## Task brief
Begin at the line containing "x8::out_channel(b, g, r)];" and reproduce every line through the end of the entries below. Nothing else should appear.

(Stored data)
● ● ●

+  const int S = (int)gridDim.x >> 3, nbricks = a.walk.bricks();
+  const int group = (int)blockIdx.x & 7, slot = (int)blockIdx.x >> 3;
+  x8::Cursor cur;
+  if (!x8::cursor_first(a.walk, nbricks, group, slot, S, cur)) return;
+  const int64_t part = a.p1.part_bytes();
+  auto origin = [&](const x8::Cursor &q) {
+    return a.p1.p + a.p1.vox(G.BZ * q.bz, G.BY * q.by, G.BX * q.bx) * 16;
+  };
+  const MidVox v0 = mid_voxel(MID_Y8, wave, 0, c);
+  const unsigned vb = (unsigned)(G.slot(v0.z, v0.y, v0.x) * 16);
+  unsigned ovf_all = 0u;
+  y8::prime(smem, td, origin(cur), a.w3, wave, lane);
+  for (;;) {
+    x8::Cursor nxt = cur;
+    const bool has_next = x8::cursor_next(a.walk, slot, S, nxt);
+    int zero = 0;
+    asm volatile("" : "+s"(zero));
+    f32x4 acc[y8::SUBS][3];
+#pragma unroll
+    for (int b = 0; b < 3; ++b) {
+      const f32x4 sh = *reinterpret_cast<const f32x4 *>(a.shift3 + zero + 16 * b + 4 * g);
+#pragma unroll
+      for (int sub = 0; sub < y8::SUBS; ++sub) acc[sub][b] = sh;
+    }
+    y8::conv_block(smem, ktab + 8 * g, td, origin(cur), origin(has_next ? nxt : cur), part, a.w3, vb, wave, lane,
+                   acc);
+    asm volatile("" : "+s"(zero));
+    const h16x8 *w4p = a.w4 + zero;
+    f32x4 sh4[3];
+#pragma unroll
+    for (int b = 0; b < 3; ++b)
+#pragma unroll
+      for (int r = 0; r < 4; ++r) sh4[b][r] = a.shift4[zero + x8::out_channel(b, g, r)];
+    h16x8 w4[3][4];
+#pragma unroll
+    for (int s = 0; s < 4; ++s)
+#pragma unroll
+      for (int b = 0; b < 3; ++b) w4[b][s] = w4p[(s * 3 + b) * 64 + lane];
+#pragma unroll
+    for (int win = 0; win < y8::SUBS / 4; ++win) {
+      f32x4 pooled[3] = {{0.f, 0.f, 0.f, 0.f}, {0.f, 0.f, 0.f, 0.f}, {0.f, 0.f, 0.f, 0.f}};
+      unsigned ovf = 0u;
+#pragma unroll
+      for (int sub = 4 * win; sub < 4 * win + 4; ++sub) {
+        const Frag2 h0 = pack_relu_split(acc[sub][0], acc[sub][1], ovf);
+        const h16x8 hx = pack_relu_split_x(acc[sub][2], ovf);
+#pragma unroll
+        for (int b = 0; b < 3; ++b) {
+          const f32x4 a4 = chain48(w4[b], h0, hx, sh4[b]);
+#pragma unroll
+          for (int r = 0; r < 4; ++r) pooled[b][r] = __builtin_fmaxf(pooled[b][r], a4[r]);
+        }
+      }
+#pragma unroll
+      for (int b = 0; b < 3; ++b)
+#pragma unroll
+        for (int r = 0; r < 4; ++r)
+          pooled[b][r] = __builtin_fmaxf(pooled[b][r], __shfl_xor(pooled[b][r], 1));
+      const MidVox vw = mid_voxel(MID_Y8, wave, 4 * win, c);
+      const int pz = (G.BZ * cur.bz + vw.z) >> 1, py = (G.BY * cur.by + vw.y) >> 1, px = (G.BX * cur.bx + vw.x) >> 1;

● ● ●

## Response to the task
+      for (int r = 0; r < 4; ++r) sh4[b][r] = a.shift4[zero + x8::out_channel(b, g, r)];
+    h16x8 w4[3][4];
+#pragma unroll
+    for (int s = 0; s < 4; ++s)
+#pragma unroll
+      for (int b = 0; b < 3; ++b) w4[b][s] = w4p[(s * 3 + b) * 64 + lane];
+#pragma unroll
+    for (int win = 0; win < y8::SUBS / 4; ++win) {
+      f32x4 pooled[3] = {{0.f, 0.f, 0.f, 0.f}, {0.f, 0.f, 0.f, 0.f}, {0.f, 0.f, 0.f, 0.f}};
+      unsigned ovf = 0u;
+#pragma unroll
+      for (int sub = 4 * win; sub < 4 * win + 4; ++sub) {
+        const Frag2 h0 = pack_relu_split(acc[sub][0], acc[sub][1], ovf);
+        const h16x8 hx = pack_relu_split_x(acc[sub][2], ovf);
+#pragma unroll
+        for (int b = 0; b < 3; ++b) {
+          const f32x4 a4 = chain48(w4[b], h0, hx, sh4[b]);
+#pragma unroll
+          for (int r = 0; r < 4; ++r) pooled[b][r] = __builtin_fmaxf(pooled[b][r], a4[r]);
+        }
+      }
+#pragma unroll
+      for (int b = 0; b < 3; ++b)
+#pragma unroll
+        for (int r = 0; r < 4; ++r)
+          pooled[b][r] = __builtin_fmaxf(pooled[b][r], __shfl_xor(pooled[b][r], 1));
+      const MidVox vw = mid_voxel(MID_Y8, wave, 4 * win, c);
+      const int pz = (G.BZ * cur.bz + vw.z) >> 1, py = (G.BY * cur.by + vw.y) >> 1, px = (G.BX * cur.bx + vw.x) >> 1;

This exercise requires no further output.